Note that the program uses the numerical calculation of the magnetic fields and the temperature rises. Due to this technology the calculations of the eddy current losses, the steel losses, the short-circuit voltage, the circulating current and the transposition are very powerful.
The following picture shows the magnetic field outside the core window. The ampere-turns of 1., 5., 7... current harmonics in the primary and in the secondary are compensated. They produce axial leakage magnetic field. The ampere-turns of the 0.(dc-current), 2., 4. ,... current harmonics do not exist in the primary. They exist only in the sectors of the secondary, are compensated too and produce radial leakage magnetic field.

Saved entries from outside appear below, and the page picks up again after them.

SIGNATURES = {
    "tomo_abi_version": (_i, []),
    "tomo_build_flavour": (C.c_char_p, []),
    "tomo_last_error": (C.c_char_p, []),
    "tomo_device_count": (_i, [C.POINTER(_i)]),
    "tomo_ctx_create": (_i, [_i, _i, _i, _i, _i, C.POINTER(_d), C.POINTER(_d), _i, _i, C.c_uint, C.POINTER(_vp)]),
    "tomo_ctx_destroy": (_i, [_vp]),
    "tomo_ctx_os_number": (_i, [_vp]),
    "tomo_ctx_num_bins": (_i, [_vp]),
    "tomo_ctx_newind_table": (_i, [_vp, C.POINTER(C.c_int64)]),
    "tomo_ctx_subset_size": (_i, [_vp, _i]),
    "tomo_ctx_angle_table": (_i, [_vp, _i, C.POINTER(AngleRecord), _i]),
    "tomo_ctx_release_scratch": (_i, [_vp]),
    "tomo_ctx_kernel_path": (C.c_char_p, [_vp, C.c_char_p]),
    "tomo_fp3d": (_i, [_vp, _i, _vp, _vp, _vp]),
    "tomo_bp3d": (_i, [_vp, _i, _vp, _vp, _vp]),
    "tomo_fp3d_residual": (_i, [_vp, _i, _vp, _vp, _vp, _i, _i, _vp, _vp]),
    "tomo_fp3d_residual_robust": (_i, [_vp, _i, _vp, _vp, _vp, _i, _i, _i, _f, _vp, _vp]),
    "tomo_sino_robust": (_i, [_vp, _sz, _i, _f, _vp]),
    "tomo_fp3d_residual_ring": (_i, [_vp, _i, _vp, _vp, _vp, _f, _vp, _vp]),
    "tomo_ring_gh_reduce": (_i, [_vp, _vp, _vp, _i, _i, _i, _i, _vp, _f, _vp, _vp]),
    "tomo_swls_apply": (_i, [_vp, _vp, _vp, _i, _i, _i, _i, _f, _vp]),
    "tomo_ring_gh_update": (_i, [_vp, _vp, _vp, _f, _f, _sz, _vp]),
    "tomo_shift_rows": (_i, [_vp, _vp, _i, _i, _i, _vp, _f, _vp]),
    "tomo_sino_add_ring": (_i, [_vp, _vp, _f, _i, _i, _i, _vp]),
    "tomo_sino_residual": (_i, [_vp, _vp, _vp, _vp, _i, _i, _i, _i, _i, _i, _vp, _vp]),
    "tomo_bp3d_fista": (_i, [_vp, _i, _vp, _vp, _vp, _f, _i, _vp]),
    "tomo_bp3d_fista_momentum": (_i, [_vp, _i, _vp, _vp, _vp, _f, _f, _i, _vp]),
    "tomo_bp3d_admm": (_i, [_vp, _i, _vp, _vp, _vp, _vp, _vp, _f, _f, _i, _f, _f, _i, _vp]),
    "tomo_bp3d_matched": (_i, [_vp, _i, _vp, _vp, _vp]),
    "tomo_bp3d_matched_fista": (_i, [_vp, _i, _vp, _vp, _vp, _f, _i, _vp]),
    "tomo_bp3d_matched_fista_momentum": (_i, [_vp, _i, _vp, _vp, _vp, _f, _f, _i, _vp]),
    "tomo_bp3d_matched_admm": (_i, [_vp, _i, _vp, _vp, _vp, _vp, _vp, _f, _f, _i, _f, _f, _i, _vp]),
    "tomo_ctx_set_residual_layout": (_i, [_vp, _i]),
    "tomo_ctx_residual_layout": (_i, [_vp]),
    "tomo_ctx_residual_elems": (_sz, [_vp, _i]),
    "tomo_momentum": (_i, [_vp, _vp, _vp, _f, _sz, _vp]),
    "tomo_momentum_transposed": (_i, [_vp, _vp, _vp, _vp, _f, _vp]),
    "tomo_ctx_invalidate": (_i, [_vp]),
    "tomo_admm_dual": (_i, [_vp, _vp, _vp, _sz, _vp]),
    "tomo_axpby": (_i, [_f, _vp, _f, _vp, _sz, _vp]),
    "tomo_scale": (_i, [_f, _vp, _vp, _sz, _vp]),
    "tomo_clamp_min": (_i, [_vp, _f, _sz, _vp]),
    "tomo_mul": (_i, [_vp, _vp, _sz, _vp]),
    "tomo_recip_safe": (_i, [_vp, _vp, _sz, _vp]),
    "tomo_fill": (_i, [_vp, _f, _sz, _vp]),
    "tomo_norm2": (_i, [_vp, _sz, C.POINTER(_d), _vp]),
    "tomo_dot": (_i, [_vp, _vp, _sz, C.POINTER(_d), _vp]),
    "tomo_max": (_i, [_vp, _sz, C.POINTER(_f), _vp]),
    "tomo_rel_change": (_i, [_vp, _vp, _vp, _sz, C.POINTER(_d), _vp]),
    "tomo_pwls_weights": (_i, [_vp, _vp, _sz, _vp]),
    "tomo_pwls_max": (_i, [_vp, _sz, C.POINTER(_f), _vp]),
    "tomo_pwls_weights_scaled": (_i, [_vp, _vp, _sz, _f, _vp]),
    "tomo_diag_stream": (_i, [C.POINTER(_vp), _i, C.POINTER(_vp), _i, _sz, _i, _i, _vp]),
    "tomo_pad_edge": (_i, [_vp, _vp, _i, _i, _i, _vp]),
    "tomo_crop_center": (_i, [_vp, _vp, _i, _i, _i, _vp]),
    "tomo_circ_mask": (_i, [_vp, _i, _i, _d, _vp]),
    "tomo_permute3": (_i, [_vp, _vp, _i, _i, _i, C.c_int64, C.c_int64, C.c_int64, _vp]),
    "tomo_pdtv": (_i, [_i, _vp, _vp, _i, _i, _i, _i, _f, _f, _f, _f, _i, _i, _i, _i, _vp]),
    "tomo_roftv": (_i, [_i, _vp, _vp, _i, _i, _i, _i, _f, _f, _i, _i, _vp]),
    "tomo_pdtv_tol": (_i, [_i, _vp, _vp, _i, _i, _i, _i, _f, _f, _f, _f, _i, _i, _i, _i, _d, C.POINTER(_i), C.POINTER(_d), _vp]),
    "tomo_roftv_tol": (_i, [_i, _vp, _vp, _i, _i, _i, _i, _f, _f, _i, _i, _d, C.POINTER(_i), C.POINTER(_d), _vp]),
    "tomo_pdtv_scratch_bytes": (_sz, [_i, _i, _i, _i, _i]),
    "tomo_roftv_scratch_bytes": (_sz, [_i, _i, _i, _i]),
    "tomo_pdtv_slices": (_i, [_i, _vp, _vp, _i, _i, _i, _f, _f, _f, _f, _i, _i, _i, _i, _d, C.POINTER(_i), C.POINTER(_d), _vp]),
    "tomo_roftv_slices": (_i, [_i, _vp, _vp, _i, _i, _i, _f, _f, _i, _i, _d, C.POINTER(_i), C.POINTER(_d), _vp]),
    "tomo_pdtv_slices_scratch_bytes": (_sz, [_i, _i, _i, _i]),
    "tomo_roftv_slices_scratch_bytes": (_sz, [_i, _i, _i]),
    "tomo_tgv": (_i, [_i, _vp, _vp, _i, _i, _i, _i, _f, _f, _f, _f, _f, _i, _d, C.POINTER(_i), C.POINTER(_d), _vp]),
    "tomo_tgv_scratch_bytes": (_sz, [_i, _i, _i, _i]),
    "tomo_ndf": (_i, [_i, _vp, _vp, _i, _i, _i, _i, _f, _f, _f, _i, _i, _d, C.POINTER(_i), C.POINTER(_d), _vp]),
    "tomo_ndf_scratch_bytes": (_sz, [_i, _i, _i, _i]),
    "tomo_diff4th": (_i, [_i, _vp, _vp, _i, _i, _i, _i, _f, _f, _f, _i, _d, C.POINTER(_i), C.POINTER(_d), _vp]),
    "tomo_diff4th_scratch_bytes": (_sz, [_i, _i, _i, _i]),
    "tomo_llt_rof": (_i, [_i, _vp, _vp, _i, _i, _i, _i, _f, _f, _f, _i, _d, C.POINTER(_i), C.POINTER(_d), _vp]),
    "tomo_llt_rof_scratch_bytes": (_sz, [_i, _i, _i, _i]),
    "tomo_wavelet_scratch_bytes": (_sz, [_i, _i, _i, _i]),
    "tomo_wavelet_shrink": (_i, [_i, _vp, _vp, _vp, _i, _i, _i, _i, _f, _vp]),
    "tomo_wavelet_forward": (_i, [_i, _vp, _vp, _i, _i, _i, _i, _f, _vp]),
    "tomo_wavelet_inverse": (_i, [_i, _vp, _vp, _vp, _i, _i, _i, _i, _vp]),
    "tomo_nltv_scratch_bytes": (_sz, [_i, _i, _i, _i]),
    "tomo_patch_select": (_i, [_i, _vp, _vp, _vp, _vp, _i, _i, _i, _i, _i, _i, _i, _f, _vp]),
    "tomo_nltv": (_i, [_i, _vp, _vp, _vp, _vp, _vp, _i, _i, _i, _i, _i, _f, _i, _d, C.POINTER(_i), C.POINTER(_d), _vp]),
    "tomo_release_scratch": (_i, [_i]),
    "tomo_reserve_scratch": (_i, [_i, _sz, _vp]),
    "tomo_set_placement_tries": (_i, [_i]),
    "tomo_placement_tries": (_i, []),
    "tomo_placement_last_fast": (_i, []),
    "tomo_placed_scratch": (_i, [_i, _i, _sz, _vp, C.POINTER(_vp)]),
    "tomo_placement_last": (_i, [C.POINTER(C.c_size_t), C.POINTER(_i), C.POINTER(C.c_double), _i]),
    "tomo_pdtv_iter_slab": (_i, [_i, _vp, _vp, _vp, C.POINTER(_vp), C.POINTER(_vp), _i, _i, _i, _i, _i,
                                 _f, _f, _f, _f, _i, _i, _i, _vp]),
    "tomo_pdtv_multi_slab_range": (_i, [_i, _vp, _vp, _vp, C.POINTER(_vp), C.POINTER(_vp), _i, _i, _i, _i, _i, _i, _i, _i,
                                        _f, _f, _f, _f, _i, _i, _i, _vp]),
    "tomo_roftv_iter_slab_range": (_i, [_i, _vp, _vp, _vp, _i, _i, _i, _i, _i, _i, _i, _f, _f, _i, _vp]),
    "tomo_ndf_iter_slab_range": (_i, [_i, _vp, _vp, _vp, _i, _i, _i, _i, _i, _i, _i, _f, _f, _f, _i, _vp]),
    "tomo_diff4th_iter_slab_range": (_i, [_i, _vp, _vp, _vp, _i, _i, _i, _i, _i, _i, _i, _f, _f, _f, _vp]),
    "tomo_llt_rof_iter_slab_range": (_i, [_i, _vp, _vp, _vp, _i, _i, _i, _i, _i, _i, _i, _f, _f, _f, _vp]),
    "tomo_halo_staging_bytes": (_sz, [C.POINTER(_sz), _i]),
    "tomo_halo_pack": (_i, [C.POINTER(_vp), C.POINTER(_sz), _i, _vp, _vp]),
    "tomo_halo_unpack": (_i, [_vp, C.POINTER(_vp), C.POINTER(_sz), _i, _vp]),
    "tomo_halo_pack2": (_i, [C.POINTER(_vp), C.POINTER(_sz), _i, _vp, C.POINTER(_vp), C.POINTER(_sz), _i, _vp, _vp]),
    "tomo_halo_pull2": (_i, [_vp, C.POINTER(_vp), C.POINTER(_sz), _i, _vp, C.POINTER(_vp), C.POINTER(_sz), _i, _vp]),
    "tomo_ipc_region_create": (_i, [_i, _sz, C.POINTER(_vp), C.POINTER(C.c_ubyte)]),
    "tomo_ipc_region_open": (_i, [_i, C.POINTER(C.c_ubyte), C.POINTER(_vp)]),
    "tomo_ipc_region_close": (_i, [_vp]),
    "tomo_ipc_region_destroy": (_i, [_vp]),
    "tomo_pdtv_iters_per_launch": (_i, [_i]),
    "tomo_pdtv_launch_plan": (_i, [_i, _i, _i, C.POINTER(_i), _i]),
    "tomo_fbp_filter": (_i, [_i, _vp, _sz, _i, _f, _f, _vp]),
    "tomo_fourier_inv": (_i, [_i, _vp, _vp, _i, _i, _i, _i, _i, _i, _i, _i, _vp, _vp, _i, _f, _i, _vp]),
    "tomo_host_bp2d": (_i, [_vp, _vp, _i, _i, _i, C.POINTER(_d), _d]),
    "tomo_host_fp2d": (_i, [_vp, _vp, _i, _i, _i, C.POINTER(_d), _d]),
    "tomo_set_variant": (_i, [C.c_char_p, _i]),
    "tomo_profile_enable": (_i, [_i]),
    "tomo_profile_read": (_i, [C.c_char_p, C.POINTER(C.c_longlong), C.POINTER(_d)]),
}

Finally here are 4 printed pages showing the design results
Nominal operating mode
If you are not satisfied with the solution made by the program you can switch into the Test Mode and change your transformer by hand:
- Wire size
- Material (Cu or Al)
- Number parallel connected wires and their order in strand
- Cooling channels and insulations
- Technology parameter (impregnation, gaps,...)
and then you can set it under an operation mode changing:
- Input voltage
- Loads and their K-factors
- Duty cycle of each winding
- Ambient temperature
- Air flow
Note that the program will calculate (not select from a data base) the thickness of the foil (bar) for the prescribed temperature rise of 120°K. In order to get an available foil (bar) you have to set the thickness of the foil by hand.
If you would like to modify this transformer in order to use it for 12Vdc, 15kAdc then you need only to change the foil&bar width (200mm instead 400mm) and reduce the height of the core window for 400mm.